Workaround for 1,000+ Entries in Global Artifacts?

Currently putting together a workflow where we pass data from specific types of outbound e-mails to a global artifact, and I was wondering if there was a way to work around the 1,000 entry lookup limit if we were to run a query on it. We’d like to be able to return a list of results from that global artifact, but given the volume of entries going into the artifact I suspect it’s always going to be over 1,000. Ideally we’d like to be able to search all entries for relevant data, but to my knowledge there’s no way to search all of them once you pass 1,000.

Is there any way to work around this? Or is the limit on global artifacts going to make querying any entries past 1,000 impossible at this point?

I wouldn’t use GA at that point with that much data.

Can you save the data to a google sheet or to a small DB of some sort?

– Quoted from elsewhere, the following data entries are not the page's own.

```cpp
Trainer* create_trainer(const BPEConfig* config);
void bpe_trainer_destroy(Trainer* trainer);
int bpe_load_corpus(Trainer* trainer, const char* input_path);
void bpe_init(Trainer* trainer);
void bpe_count_bigrams(Trainer* trainer);
int bpe_merge_batch(Trainer* trainer, int batch_size);
// ... 11 lines not shown
int updateTokenScores(void* trainer, char** texts, int n);
int trainUnigram(void* trainer, char** texts, int n, int iterations);
int getVocab(void* trainer, char*** tokens, double** scores, int* n);
int saveVocab(void* trainer, const char* path);
int loadVocab(void* trainer, const char* path);

int shred_set_option(Trainer* trainer, const char* key, const char* value);
int shred_reset(Trainer* trainer);
typedef const void* (*shred_gather_fn)(void* ctx, const void* send, size_t nbytes, size_t* out_bytes);
int shred_set_load_gather(Trainer* trainer, int rank, int world, shred_gather_fn gather, void* ctx);
double shred_probe_merge(Trainer* trainer, int32_t a, int32_t b, int iters);
int shred_probe_rollback(Trainer* trainer, int32_t a, int32_t b);
int64_t shred_debug_tokens(Trainer* trainer, int32_t* out, size_t cap);

int64_t shred_index_trace(Trainer* trainer, uint32_t* out, size_t cap);

typedef struct ShredStats {
  double load_seconds, init_seconds, train_seconds;
  double host_select_seconds, host_launch_seconds, host_wait_seconds, host_apply_seconds;
  double merge_kernel_ms, count_kernel_ms;
  double merge_kernel_bytes, count_kernel_bytes;
  uint64_t merge_launches, count_launches;
  uint64_t num_words, num_symbols, num_occurrences, num_merges, heap_size, live_tokens;
  uint64_t device_bytes, num_tiles;
  int32_t layout, world_size;
  uint64_t heap_pops, heap_stale_pops, heap_pushes, delta_records, tiles_visited;
  uint64_t apply_cycles_combine, apply_cycles_order, apply_cycles_walk;
  uint64_t spec_hits, spec_misses;
  uint64_t exchange_overflows;
  double hist_kernel_ms, hist_kernel_bytes;
  uint64_t hist_launches;
  uint64_t resident_launches;
  double resident_ms;
  double resident_latency_us;
  uint64_t load_on_gpu;
  uint64_t index_on;
  uint64_t index_merges, index_undos, index_launches;
  uint64_t index_candidates;
  uint64_t index_changed;
  uint64_t index_occurrences;
  double index_ms;
  double index_dev_us;
  double index_wait_us;
  double index_dev_lookup_us;
  double index_dev_scan_us;
  uint64_t index_scanned;
  double index_build_us;
  uint64_t index_no_sub;
  uint64_t index_staged;
  int64_t index_switch_merge;
  double index_switch_ms;
  uint64_t resident_aborts;
  uint64_t verify_checks;
  uint64_t verify_failures;
  uint64_t resident_merges;
  double resident_bytes;
  double resident_kernel_ms;
  uint64_t index_run_ints_read;
  uint64_t index_run_ints_written;
  uint64_t index_records;
  double resident_k3_bytes;
  uint64_t sel_merges;
  uint64_t sel_launches;
  uint64_t sel_rebuilds;
  double sel_kernel_ms;
  double sel_rebuild_ms;
  double sel_select_us;
  double sel_merge_us;
  uint64_t sel_table_pairs;
  uint64_t sel_table_slots;
  uint64_t sel_host_merges;
  uint64_t sel_table_grows;
  uint64_t index_raw_records;
  uint64_t index_finalized;
  double index_dev_out_us;
  double index_dev_fin_us;
  uint64_t index_fin_records;
  double sel_table_us;
  uint64_t index_spill_merges;
  uint64_t index_spill_keys;
  double host_apply_combine_seconds, host_apply_correct_seconds, host_apply_finish_seconds;
  double host_apply_early_seconds, host_apply_offer_seconds;
  uint64_t helper_adopted, apply_cycles_push;
} ShredStats;
int shred_get_stats(const Trainer* trainer, ShredStats* out);

int shred_device_count(void);

int shred_hbm_probe(int device, size_t bytes, int reps, double* read_gbps, double* copy_gbps);

void* shred_occupy(int device, int free_cus, double max_seconds);
void shred_release(void* handle);

int shred_dist_unique_id(void* out, size_t cap);
int shred_dist_init(int rank, int world_size, const void* unique_id, size_t len, int device);
int shred_dist_finalize(void);
int shred_dist_ranks(void);

#ifdef __cplusplus
}
#endif
#endif
```

### shredword-trainer_amd/csrc/hip/bpe_device.hip

```cpp
#include <algorithm>
#include <cstring>
#include <iterator>

#include "../host/device.h"
#include "../host/dist.h"
#include "hip_common.h"

namespace shred {

namespace {

constexpr uint32_t kFusedCollectMax = 4096;
constexpr uint32_t kNeedCollect = 0x80000000u;
constexpr uint32_t kTimingStride = 8;
constexpr uint32_t kInlineTiles = 768;
constexpr int kGroup = 4;
constexpr uint32_t kWin = 32;
constexpr int kMaxChain = 8;
constexpr int kChainShift = 27;
constexpr uint32_t kMtLds = 256;
[[maybe_unused]] constexpr int kStamps = 18;
#ifdef SHRED_STAMPS
#define STAMP(k) \
  if (threadIdx.x == 0) p.stamps[blockIdx.x * kStamps + (k)] = __builtin_amdgcn_s_memrealtime()
// ... 1437 lines not shown
  const u64* hs = (const u64*)(sl.host_count + 4);
  size_t n;
  const uint32_t nm = launched ? sl.host_count[2] : 0;
  const DeltaRecord* all = sl.host_recs;
  if (exchange_) {
    n = exchange_finish(sl, &all);
  } else {
    n = sl.host_count[0];
    if (n & kNeedCollect) {
      n &= ~kNeedCollect;
      k_collect<<<256, kThreads, 0, S(aux_stream_)>>>(sl.dcount, sl.dlist, U(sl.dsum), U(sl.dft),
                                                        drec + sl.host_count[3]);
      HIP_OK(hipGetLastError());
      k_zero_u32<<<1, 1, 0, S(aux_stream_)>>>(sl.dcount);
      HIP_OK(hipGetLastError());
      HIP_OK(hipStreamSynchronize(S(aux_stream_)));
    }
  }
  if (run_.n == 1) {
    run_.rp[0] = all;
    run_.rn[0] = n;
    run_.tp[0] = sl.host_mlist;
    run_.tn[0] = nm;
  } else {
    for (int i = 0; i < run_.n; ++i) {
      run_.recs[i].clear();
      run_.tiles[i].clear();
    }
    const DeltaRecord* r = all;
    for (size_t i = 0; i < n; ++i) {
      const uint32_t j = r[i].key / keys_per_merge_;
      if (j >= (uint32_t)run_.n) fatal("k_merge record of a merge outside the chain");
      DeltaRecord d = r[i];
      d.key -= j * keys_per_merge_;
      run_.recs[j].push_back(d);
    }
    for (uint32_t i = 0; i < nm; ++i) {
      const uint32_t e = sl.host_mlist[i];
      const uint32_t j = e >> kChainShift;
      if (j >= (uint32_t)run_.n) fatal("k_merge matched tile of a merge outside the chain");
      run_.tiles[j].push_back(e & ((1u << kChainShift) - 1u));
    }
    for (int i = 0; i < run_.n; ++i) {
      run_.rp[i] = run_.recs[i].data();
      run_.rn[i] = run_.recs[i].size();
      run_.tp[i] = run_.tiles[i].data();
      run_.tn[i] = run_.tiles[i].size();
    }
  }
  if (timing_) flush_timing(false);
  if (launched) live_tokens_est_ -= hs[0];
  records_total_ += n;
  records_max_ = std::max<uint64_t>(records_max_, n);
  if (merge_log_) {
    std::fprintf(merge_log_, "C %u %d %u %u %d %llu %zu", sl.seq, run_.X0, sl.n_iter, sl.grid, run_.n,
                 (unsigned long long)hs[0], n);
#ifdef SHRED_STAMPS
    std::vector<u64> st((size_t)sl.grid * kStamps);
    HIP_OK(hipStreamSynchronize(S(stream_)));
    HIP_OK(hipMemcpy(st.data(), stamps_, st.size() * sizeof(u64), hipMemcpyDeviceToHost));
    u64 t0 = ~0ull;
    for (uint32_t g = 0; g < sl.grid; ++g) t0 = std::min(t0, st[(size_t)g * kStamps]);
    for (int k = 1; k < 8; ++k) {
      u64 mx = 0;
      for (uint32_t g = 0; g < sl.grid; ++g) {
        const u64 v = st[(size_t)g * kStamps + k];
        if (v != 0 && v != ~0ull) mx = std::max(mx, v);
      }
      std::fprintf(merge_log_, " %.2f", mx >= t0 ? (double)(mx - t0) / 100.0 : -1.0);
    }
    std::fprintf(merge_log_, " %.0f", st[4] > st[0] ? (double)(st[17] - st[16]) / (double)(st[4] - st[0]) * 100.0 : -1.0);
    for (int k = 8; k < 16; ++k) {
      const u64 v = st[k], s0 = st[0];
      std::fprintf(merge_log_, " %.2f", v >= s0 && v != 0 ? (double)(v - s0) / 100.0 : -1.0);
    }
    HIP_OK(hipMemset(stamps_, 0, st.size() * sizeof(u64)));
#endif
    std::fprintf(merge_log_, "\n");
  }
}

size_t Device::collect(int32_t X, const DeltaRecord** recs) {
  HIP_OK(hipSetDevice(ordinal_));
  last_changes_ = false;
  if (wl_ && wl_->in_flight()) {
    const size_t n = wl_->collect(X, recs);
    last_changes_ = wl_->last_changes();
    records_total_ += n;
    records_max_ = std::max<uint64_t>(records_max_, n);
    return n;
  }
  if (!res_posted_.empty()) return collect_resident(X, recs);
  if (run_count_ == 0) fatal("collect: no launch in flight");
  ChainRun& run = run_at(0);
  const int j = X - run.X0;
  if (j != run.collected || j >= run.n) fatal("collect: merge X is not the next merge of the oldest launch");
  if (!run.waited) finish_launch(run);
  index_.set_tiles(X, run.tp[j], run.tn[j]);
  ++run.collected;
  *recs = run.rp[j];
  const size_t n = run.rn[j];
  if (run.collected == run.n) {
    run_head_ = (run_head_ + 1) & 1;
    --run_count_;
  }
  return n;
}

bool Device::peek(int32_t X, const DeltaRecord** recs, size_t* n) {
  return wl_ && wl_->in_flight() && wl_->peek(X, recs, n);
}

void Device::rollback(int32_t X) {
  HIP_OK(hipSetDevice(ordinal_));
  if (wl_ && wl_->in_flight()) {
    wl_->rollback(X);
    ++rollbacks_;
    return;
  }
  if (!res_posted_.empty()) {
    undo_resident_from(X);
    return;
  }
  park();
  ++rollbacks_;
  for (int k = run_count_ - 1; k >= 0; --k) {
    ChainRun& run = run_at(k);
    const int j0 = std::max(X - run.X0, run.collected);
    if (j0 >= run.n) continue;
    if (!run.waited && run.n == 1) {
      if (ntiles_) unmerge_launch(run, nullptr, 0);
      slot_[run.slot].launched = false;
      run.waited = true;
    } else {
      if (!run.waited) finish_launch(run);
      unmerge_run(run, j0);
    }
    run.n = j0;
  }
  while (run_count_ > 0 && run_at(run_count_ - 1).collected == run_at(run_count_ - 1).n) --run_count_;
}

void Device::unmerge_run(ChainRun& run_, int j0) {
  const int nundo = run_.n - j0;
  if (!ntiles_ || nundo <= 0) return;
  ulist_.clear();
  for (int j = j0; j < j0 + nundo; ++j) ulist_.insert(ulist_.end(), run_.tp[j], run_.tp[j] + run_.tn[j]);
  if (nundo > 1) {
    std::sort(ulist_.begin(), ulist_.end());
    ulist_.erase(std::unique(ulist_.begin(), ulist_.end()), ulist_.end());
  }
  MergeSlot& sl = slot_[run_.slot];
  if (merge_log_) std::fprintf(merge_log_, "R %u %d %zu %d\n", sl.seq, run_.X0 + j0, ulist_.size(), nundo);
  if (ulist_.empty()) return;
  if (unmerge_pending_) HIP_OK(hipStreamSynchronize(S(stream_)));
  std::memcpy(host_ulist_, ulist_.data(), ulist_.size() * sizeof(uint32_t));
  unmerge_pending_ = true;
  unmerge_launch(run_, host_ulist_, ulist_.size(), j0);
}

void Device::unmerge_launch(ChainRun& run_, const uint32_t* tiles, size_t n_tiles, int j0) {
  const int nundo = run_.n - j0;
  MergeSlot& sl = slot_[run_.slot];
  UnmergeParams& up = *static_cast<UnmergeParams*>(unmerge_params_);
  up.tok = tok_;
  up.tile_off = tile_off_;
  up.tile_len = tile_len_;
  if (tiles) {
    void* d = nullptr;
    HIP_OK(hipHostGetDevicePointer(&d, const_cast<uint32_t*>(tiles), 0));
    up.tiles = (const uint32_t*)d;
    up.ntl = (uint32_t)n_tiles;
    up.ntl_dev = nullptr;
  } else {
    up.tiles = (const uint32_t*)sl.dev_mlist;
    up.ntl = 0;
    up.ntl_dev = (const uint32_t*)sl.dev_count + 2;
  }
  up.nundo = nundo;
  up.ux0 = run_.X0 + j0;
  for (int j = 0; j < nundo; ++j) {
    up.ua[j] = run_.ab[2 * (j0 + j)];
    up.ub[j] = run_.ab[2 * (j0 + j) + 1];
  }
  up.dcount = sl.dcount;
  up.dlist = sl.dlist;
  up.dsum = U(sl.dsum);
  up.dft = U(sl.dft);
  up.sig = sig_;
  const int grid = tiles ? (int)std::min<size_t>((n_tiles + kWaves - 1) / kWaves, (size_t)kMaxMergeGroups)
                         : kMaxMergeGroups;
  k_unmerge<<<grid, kThreads, 0, S(stream_)>>>(up);
  HIP_OK(hipGetLastError());
}
// ... 34 lines not shown
```

### shredword-trainer_amd/csrc/hip/word_loop.hip

```cpp
#include <hip/hip_runtime.h>
#include <hipcub/hipcub.hpp>

#include <algorithm>
#include <cstdio>
#include <cstdlib>
#include <cstring>
#include <functional>
#include <thread>
#include <vector>

#include "../host/common.h"
#include "../host/word_loop.h"
#include "hip_common.h"

namespace shred {

namespace {
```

@valen_arnette how many entries are you expecting?

@tyler_terenzoni It’s hard to estimate exactly how many, but I know it’d far exceed 1,000. I set up a global artifact as a test Wednesday of last week and it’s already at 1,125 entries today.

Considering it’s data from certain employee e-mails, I don’t think a Google Sheet would be the right call. An internal DB might be a better option, but I’m unsure what the right plugin/setup would be for such a thing.

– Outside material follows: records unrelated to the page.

template <bool GROUP, int NSLOT, bool MULTI = false>
__global__ __launch_bounds__(384) __attribute__((amdgpu_waves_per_eu(6, 8))) void k_turbo_vote(VoteArgs a, uint32_t K_arg, uint32_t n_cb_arg, const uint16_t *__restrict__ inv_arg,
                                                    uint8_t *__restrict__ c_bits, GroupDesc g, MultiArgs ma)
{
    static_assert(NSLOT == 1, "one unit per thread");
    uint32_t K = K_arg, n_cb = n_cb_arg, bidx = blockIdx.x;
    size_t   seg_off = 0;
    const uint16_t *__restrict__ inv = inv_arg;
    if constexpr (MULTI) {
        const_seg_t &sg = multi_seg(ma, blockIdx.x >> 9);
        K = sg.K; n_cb = sg.n_cb; inv = (const uint16_t *)sg.inv2; bidx = blockIdx.x - sg.wg_cb; seg_off = sg.arr_off;
        g.desc += sg.cb_base;
    }
    extern __shared__ __attribute__((aligned(16))) int8_t sm[];
// ... 2 lines not shown
    const size_t   tile_off = seg_off + (size_t)tile * Kp * 64;
    int8_t        *d12 = sm, *bits = sm + 2 * Kp + 32;
    uint32_t      *red_u = reinterpret_cast<uint32_t *>(bits + Kp);
    const uint32_t u  = threadIdx.x;
    const int      nv = (u < n_units) ? min(16, max(0, (int)K - 16 * (int)u)) : -1;
    IdxRaw vraw;
    {
        const uint4 *ip = reinterpret_cast<const uint4 *>(inv + 16 * (size_t)(nv > 0 ? u : 0));
        vraw.lo = ip[0];
        vraw.hi = ip[1];
    }
    const uint32_t crc_w0 = (GROUP && nv > 0) ? g.crc_tab[MI_CRC_TAB_BIAS + K - 16 * u - 16] : 0u;
    v2s            s0e[4], s0o[4];
    if (threadIdx.x == 0) *reinterpret_cast<uint32_t *>(d12 + 2 * Kp) = 0u;
    if (nv >= 0) {
        const UnitWords wa = load_unit_words(a.A1, tile_off, lane, u), wb = load_unit_words(a.B1, tile_off, lane, u),
                        wc = load_unit_words(a.B2, tile_off, lane, u);
        uint32_t        pa = wa.w[0], pb = wb.w[0], pc = wc.w[0];
        const uint4    x0 = *reinterpret_cast<const uint4 *>(a.X0 + unit_off(tile_off, lane, u));
        const uint32_t x0w[4] = {x0.x, x0.y, x0.z, x0.w};
        uint32_t       dn[8];
#pragma unroll
        for (int j = 0; j < 4; j++) {
            const uint32_t ja = wa.w[j + 1], jb = wb.w[j + 1], jc = wc.w[j + 1];
            const sw::SM4  A = sw::unjoin(ja), B = sw::unjoin(jb), B_ = sw::unjoin(jc);
            const sw::SM4  F  = sw::feedback(ja, pa);
            const sw::SM4  G  = sw::feedback(jb, pb);
            const sw::SM4  G_ = sw::feedback(jc, pc);
            pa = ja; pb = jb; pc = jc;
            const uint32_t u1 = sw::step10_biased(A, B, G), n2 = sw::step11_neg_biased(B_, G_);
            const uint32_t de = sw::sub_halves(sw::even_halves(u1), sw::even_halves(n2)), dd = sw::sub_halves(sw::odd_halves(u1), sw::odd_halves(n2));
            const uint32_t x0b = x0w[j] ^ sw::HI, nc = sw::step3_neg_biased(A, F);
// ... 328 lines not shown
                uint32_t v = 0;
                for (uint32_t b = 0; b < 8; b++) v = v << 1 | ((8 * m + b < tbs) ? (c[F + 8 * m + b] & 1u) : 0u);
                o[m] = (uint8_t)v;
            }
    }
    crc = wave_xor_u(crc);
    if ((threadIdx.x & 63) == 0) red[threadIdx.x >> 6] = crc;
    __syncthreads();
    if (threadIdx.x == 0) g.status[alloc] = ((red[0] ^ red[1] ^ red[2] ^ red[3]) == 0) ? 0 : 2;
}

}


namespace {
enum { AX0, AX1, AX2, AI0, AM1, AM2, AA1, AI1, AM3, AB1, AB2 };
static_assert(sizeof(CbDesc) == CB_DESC_BYTES, "ref_scratch_bytes counts a descriptor per slot");
}

extern "C" size_t mi_lte_turbo_scratch_bytes(uint32_t K, uint32_t n_cb)
{
    const size_t n_tiles = (n_cb + 63) / 64;
    return ref_scratch_bytes(n_tiles * kpad64(K) * 64, n_tiles * 64);
}

static bool no_static_lds(std::initializer_list<const void *> kernels)
{
    hipFuncAttributes a;
    for (const void *k : kernels)
        if (hipFuncGetAttributes(&a, k) != hipSuccess || a.sharedSizeBytes != 0) return false;
    return true;
}

struct RefScratch {
    uint8_t *base;
    CbDesc  *d_desc;
    PrepOut  po;
    SisoArgs s1, s23;
    PermArgs pa;
    VoteArgs va;
    RefScratch(void *scratch, size_t arr_bytes) : base((uint8_t *)scratch)
    {
        uint8_t *arr[N_BYTE_ARRAYS];
        for (int a = 0; a < N_BYTE_ARRAYS; a++) arr[a] = base + a * arr_bytes;
        uint32_t *dec[3];
        for (int p = 0; p < 3; p++) dec[p] = (uint32_t *)(base + N_BYTE_ARRAYS * arr_bytes + p * (arr_bytes / 2));
        d_desc = (CbDesc *)(base + N_BYTE_ARRAYS * arr_bytes + 3 * (arr_bytes / 2));
        po.arr[0] = arr[AX0]; po.arr[1] = arr[AX1]; po.arr[2] = arr[AX2];
        po.arr[3] = arr[AI0]; po.arr[4] = arr[AM1]; po.arr[5] = arr[AM2];
        s1.p[0] = {arr[AX1], arr[AX0], arr[AM1], arr[AA1], dec[0]};
        s1.p[1] = s1.p[0];
        pa.A1 = arr[AA1]; pa.X2 = arr[AX2]; pa.out[0] = arr[AI1]; pa.out[1] = arr[AM3];
        s23.p[0] = {arr[AX2], arr[AI0], arr[AM2], arr[AB1], dec[1]};
        s23.p[1] = {arr[AX2], arr[AI1], arr[AM3], arr[AB2], dec[2]};
        va = {arr[AX0], arr[AA1], arr[AB1], arr[AB2]};
    }
};

template <typename Src, bool GROUP>
static int turbo_ref_run(mi_lte_ctx *ctx, Src src, uint32_t K, uint32_t n_cb, uint8_t *d_c_bits, GroupDesc gd, uint32_t e_cap = 0)
{
    TurboTables tb;
    int         rc = mi_ctx_turbo_tables(ctx, K, 0, &tb);
    if (rc != MI_LTE_OK) return rc;
    static const bool lds_ok = no_static_lds({(const void *)k_turbo_prep<Src, 1>, (const void *)k_turbo_perm<1>, (const void *)k_turbo_vote<GROUP, 1>});
    if (!lds_ok) { ctx->err = "turbo kernels were built with static LDS: absolute LDS addressing is invalid"; return MI_LTE_ERR_HIP; }
    const size_t n_tiles = (n_cb + 63) / 64, Kp = kpad64(K), arr_bytes = n_tiles * Kp * 64;
    rc = mi_ctx_reserve_scratch(ctx, ref_scratch_bytes(arr_bytes, n_tiles * 64));
    if (rc != MI_LTE_OK) return rc;
    const RefScratch sc(ctx->scratch, arr_bytes);
// ... 1 lines not shown
    if (n_cb % 64 && !small)
        MI_HIP_CHECK(ctx, hipMemsetAsync(sc.base, 0, N_BYTE_ARRAYS * arr_bytes, ctx->stream));

    if constexpr (GROUP) {
        gd.desc = src.g.desc = sc.d_desc;
        MI_LAUNCH(ctx, "k_cb_desc", k_cb_desc, dim3((n_cb + 255) / 256), dim3(256), 0, gd, n_cb, (const uint32_t *)src.nnn, sc.d_desc);
    }
    const uint32_t cb_threads = cb_width(K);
    MI_LAUNCH(ctx, "k_turbo_prep", (k_turbo_prep<Src, 1>), dim3(cb_grid(n_cb)), dim3(cb_threads), prep_lds_bytes(Kp, e_cap), src, K, n_cb, tb.d_pi, sc.po, MultiArgs{});

    auto lds_of = [&](uint32_t gpw) { return siso_small_lds_bytes(gpw, Kp); };
    if (small)
        MI_LAUNCH(ctx, "k_turbo_siso_small", k_turbo_siso_small<false>, dim3((n_cb + gpw_of(n_cb) - 1) / gpw_of(n_cb)), dim3(64), lds_of(gpw_of(n_cb)), sc.s1, K, n_cb, 0u,
                  gpw_of(n_cb), MultiArgs{});
    else
        MI_LAUNCH(ctx, "k_turbo_siso", k_turbo_siso<false>, dim3(((n_tiles + 1) / 2 + 3) / 4), dim3(256), 0, sc.s1, K, (uint32_t)n_tiles, 0u, MultiArgs{}, (const uint32_t *)nullptr);

    MI_LAUNCH(ctx, "k_turbo_perm", k_turbo_perm<1>, dim3(perm_grid_of(n_cb)), dim3(cb_threads), MTAB_N + Kp + 32, sc.pa, K, n_cb, tb.d_pi, MultiArgs{});

    if (small)
        MI_LAUNCH(ctx, "k_turbo_siso_small", k_turbo_siso_small<false>, dim3((2 * n_cb + gpw_of(2 * n_cb) - 1) / gpw_of(2 * n_cb)), dim3(64), lds_of(gpw_of(2 * n_cb)), sc.s23, K,
                  n_cb, 1u, gpw_of(2 * n_cb), MultiArgs{});
    else
        MI_LAUNCH(ctx, "k_turbo_siso", k_turbo_siso<false>, dim3((n_tiles + 3) / 4), dim3(256), 0, sc.s23, K, (uint32_t)n_tiles, 1u, MultiArgs{}, (const uint32_t *)nullptr);

    MI_LAUNCH(ctx, "k_turbo_vote", (k_turbo_vote<GROUP, 1>), dim3(cb_grid(n_cb)), dim3(cb_threads), 3 * Kp + 64, sc.va, K, n_cb, tb.d_inv2, d_c_bits, gd, MultiArgs{});
    MI_HIP_CHECK(ctx, hipGetLastError());
    ctx->last_kernels = "k_turbo_prep:1,k_turbo_siso:2,k_turbo_perm:1,k_turbo_vote:1";
    return MI_LTE_OK;
}

template <typename T>
static int turbo_ref_batch(mi_lte_ctx *ctx, const T *d_soft, uint32_t K, uint32_t n_cb, uint8_t *d_c_bits)
{
    SrcDirect<T> src{0, d_soft, nullptr};
    GroupDesc    none{};
    return turbo_ref_run<SrcDirect<T>, false>(ctx, src, K, n_cb, d_c_bits, none);
}

// ... 105 lines not shown
                s1.tabs = rt.d_tabs; s1.nnn = rt.d_nnn; s1.g.desc = sc.d_desc + gr.cb_base; s1.e_cap = G.e_cap_one[c];
                PrepOut p1 = sc.po;
                for (int a = 0; a < 6; a++) p1.arr[a] += G.off_one[c];
                MI_LAUNCH(ctx, "k_turbo_prep", (k_turbo_prep<SrcRateUnmatchPk, 1, false>), dim3(G.grid_cb[c]), dim3(64 * (c + 1)), G.lds_prep[c], s1, gr.K, gr.n_cb, (const uint16_t *)tb.d_pi,
                          p1, MultiArgs{});
                continue;
            }
            MI_LAUNCH(ctx, "k_turbo_prep", (k_turbo_prep<SrcRateUnmatchPk, 1, true>), dim3(G.grid_cb[c]), dim3(64 * (c + 1)), G.lds_prep[c], src, 0u, 0u, (const uint16_t *)nullptr, sc.po,
                      (MultiArgs{d_segs, d_map + G.map_cb[c]}));
        }
    const bool small = G.n_slots <= ctx->siso_small_max;
    auto lds_small = [&](uint32_t gpw) { return siso_small_lds_bytes(gpw, G.kp_all); };
    if (small)
        MI_LAUNCH(ctx, "k_turbo_siso_small", k_turbo_siso_small<true>, dim3(G.n_ws1), dim3(64), lds_small(G.gpw1), sc.s1, 0u, 0u, 0u, G.gpw1, (MultiArgs{d_segs, d_map + G.map_ws1}));
    else
    MI_LAUNCH(ctx, "k_turbo_siso", k_turbo_siso<true>, dim3(G.n_ord1 ? G.n_ord1 / 4 : (G.n_wv1 + 3) / 4), dim3(256), G.siso_pad1, sc.s1, 0u, G.n_wv1, 0u, (MultiArgs{d_segs, d_map + G.map_wv1}),
              G.n_ord1 ? d_map + G.ord_wv1 : (const uint32_t *)nullptr);
    for (int c = 0; c < NCLS; c++)
        if (G.grid_perm[c])
            MI_LAUNCH(ctx, "k_turbo_perm", (k_turbo_perm<1, true>), dim3(G.grid_perm[c]), dim3(64 * (c + 1)), MTAB_N + G.kp_max[c] + 32, sc.pa, 0u, 0u, (const uint16_t *)nullptr,
                      (MultiArgs{d_segs, d_map + G.map_perm[c]}));
    if (small)
        MI_LAUNCH(ctx, "k_turbo_siso_small", k_turbo_siso_small<true>, dim3(G.n_ws23), dim3(64), lds_small(G.gpw23), sc.s23, 0u, 0u, 1u, G.gpw23, (MultiArgs{d_segs, d_map + G.map_ws23}));
    else
    MI_LAUNCH(ctx, "k_turbo_siso", k_turbo_siso<true>, dim3(G.n_ord23 ? G.n_ord23 / 4 : (G.n_wv23 + 3) / 4), dim3(256), G.siso_pad23, sc.s23, 0u, G.n_wv23, 1u, (MultiArgs{d_segs, d_map + G.map_wv23}),
              G.n_ord23 ? d_map + G.ord_wv23 : (const uint32_t *)nullptr);
    for (int c = 0; c < NCLS; c++)
        if (G.grid_cb[c])
            MI_LAUNCH(ctx, "k_turbo_vote", (k_turbo_vote<true, 1, true>), dim3(G.grid_cb[c]), dim3(64 * (c + 1)), 3 * G.kp_max[c] + 64, sc.va, 0u, 0u, (const uint16_t *)nullptr,
                      (uint8_t *)nullptr, gd, (MultiArgs{d_segs, d_map + G.map_cb[c]}));
    MI_HIP_CHECK(ctx, hipGetLastError());
    return MI_LTE_OK;
}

Gotcha, that makes sense. Do you mind me asking what the use case is? Will you always need to query all of the contents of the Global Artifact?

Yea, stay away from sheets if you’ve got sensitive data.

MySQL is pretty easy to setup and get running, and it’s free. We also have Elastic Search which might be an option too.

Some other stuff we have, but will be slightly more complicated. You could use a CSV file on an FTP server and write to that. You could also roll your own easily if you’re just doing basic data.

I was looking through our library, Git would be interesting. So pull a file, read / write to it, then push it back. That would give you version history too.

FTP is an another option for storage.

Finally, there’s the storage plugin, but it’s flakey, and obsolete. So I wouldn’t recommend that route unless it’s an absolute last resort.

@valen_arnette I have been working with a workflow of a similar case, but mine was 10,000
What I do is I loop through a list to populate a Splunk kvstore with the data. I have a way to resume this loop utilizing the Job Rerun and Array Diff functions.
I then have a separate Workflow that runs on timer schedule that runs every minute that pulls one line from that kvstore, enriches the data, then updates the line

@tyler_terenzoni Ideally the use-case is to check for users who are sending e-mail to personal webmail domains, with the most important part being anything that has an attachment. I spoke with Elijah Martin-Merrill about this today, and there may potentially be ways we could reduce the overall volume that I’m going to start looking into internally. Some of what we’re seeing is likely expected business communications from members of our staff, so if we can filter that down I believe it’ll make the final numbers a little easier to swallow. At the end of the day, the workflow I’m envisioning may perform a more supportive role next to a full DLP tool - but I’ll have to see what I can do to cut the numbers down before anything.